この日のランチは手のこんだ豪華に見えるものだったが、時には「よその家じゃ、こういうランチはないかもね」というのも、登場する。

山梨の実家から野菜や「そば粉」が届けば、濃くておいしい「そばがき」。サツマイモが届けば、「ふかし芋」。「トウモロコシ2本とホウレンソウベーコン炒め」。お彼岸の頃は「ぼた餅・おはぎ」。しかも25個ほど作って、大半は冷凍し、子どもたちが来ると、お裾分けする。
私たちの昼は、ぼた餅3~4個と味噌汁、緑菜の和え物など。「肉饅とキャベツ蒸し」の日もある。週に何度かは麺類で、うどん、そうめん、そば、ラーメン、焼きそば、冷やし中華などを、色々にアレンジしてくれる。そう そう、パンの日も、ホットケーキの日もある。義姉は焼き上がりにこだわり、工夫を続け、実にうまく焼けるようになった。ふっくらといい色合いだ。

義姉は庭と畑仕事を受け持ち、味噌造り、キャラブキ、ジャム作り、らっきょう漬け、ぬか漬け、その他、たくさん作っては、子や親戚に配るのを楽しみにしている。赤飯をふかすのも得意で、子らにせがまれたりしている。

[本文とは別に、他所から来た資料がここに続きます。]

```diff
@@ -435,13 +532,13 @@
     if (C % vec || ldx % vec || ldy % vec || scale < 1) return fail(ICAF_ERR_ARG, "icaf_upsample_nearest: bad geometry");
     const long long total = (long long)B * H * scale * W * scale * (C / vec);
     if (total < 1) return fail(ICAF_ERR_ARG, "icaf_upsample_nearest: empty tensor");
-    const UpsampleDiv dv{make_fastdiv((unsigned)(C / vec)), make_fastdiv((unsigned)(W * scale)), make_fastdiv((unsigned)(H * scale)),
-                         make_fastdiv((unsigned)scale)};
+    const UpsampleDiv dv{make_fastdiv((unsigned)(C / vec)), make_fastdiv((unsigned)W)};
+    const dim3 grid(grid_for((long long)B * H * W * (C / vec)));
     if (total < (1ll << 31) && !g_opt.index64)
-        hipLaunchKernelGGL(upsample_kernel<true>, dim3(grid_for(total)), dim3(256), 0, S(s), (const u32x4*)x, ldx / vec, (u32x4*)y,
+        hipLaunchKernelGGL(upsample_kernel<true>, grid, dim3(256), 0, S(s), (const u32x4*)x, ldx / vec, (u32x4*)y,
                            ldy / vec, B, H, W, C / vec, scale, dv);
     else
-        hipLaunchKernelGGL(upsample_kernel<false>, dim3(grid_for(total)), dim3(256), 0, S(s), (const u32x4*)x, ldx / vec, (u32x4*)y,
+        hipLaunchKernelGGL(upsample_kernel<false>, grid, dim3(256), 0, S(s), (const u32x4*)x, ldx / vec, (u32x4*)y,
                            ldy / vec, B, H, W, C / vec, scale, dv);
     ICAF_LAUNCH_CHECK();
     return ICAF_OK;
```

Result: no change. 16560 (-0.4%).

義姉は自分がこの件は引き受ける、と決めたら、どんな日にも必ず実行してくれる。自分は食事抜きで、MRIやCT検査を受ける日も、朝食作りと洗濯を済ませてから、出かける。人に何かを分けてあげる時は、最上品を選び、自分は残り物で喜んでいる。

満州から10歳で弟(8)妹(6)と3人だけで引揚げ、1ヶ月後に母親が父の遺骨と共に帰国再会できたが、貧しさ故に進学はできなかった。中卒で活版所に勤め、20代で結核のため長い闘病となり、婚期を逃したが、40代の頃、結婚話が幾つかあった。「私は今のままがいい。断り状は書けないから、書いて」と頼まれ、数回私が代理で書き送ったことがある。私が役に立った数少ない一例だ。この時、私の子どもたちを可愛がる方を選び、私と暮すことも選んでくれて、どんなに嬉しかったことか!

幾つも病気を抱えて薬の種類は多いし、膝や足裏が痛いのに我慢強く、愚痴は言わず、約束は必ず守り、人を喜ばせるのが大好きで、誠実な人だ。

だから、友だちに小姑さんとの同居は大変でしょ、なんて言われると、
「私は家事経営と夕食担当だけの、主婦半人前なの。姉がいてくれるから、私はこの年まで長生きできてる。姉はぜったい天国に行ける人よ」と、何人もの友人に言ったものだ。高血圧で朝に強い姉と、低血圧で夕方から元気な私の、長年の助け合いでもあるのだ。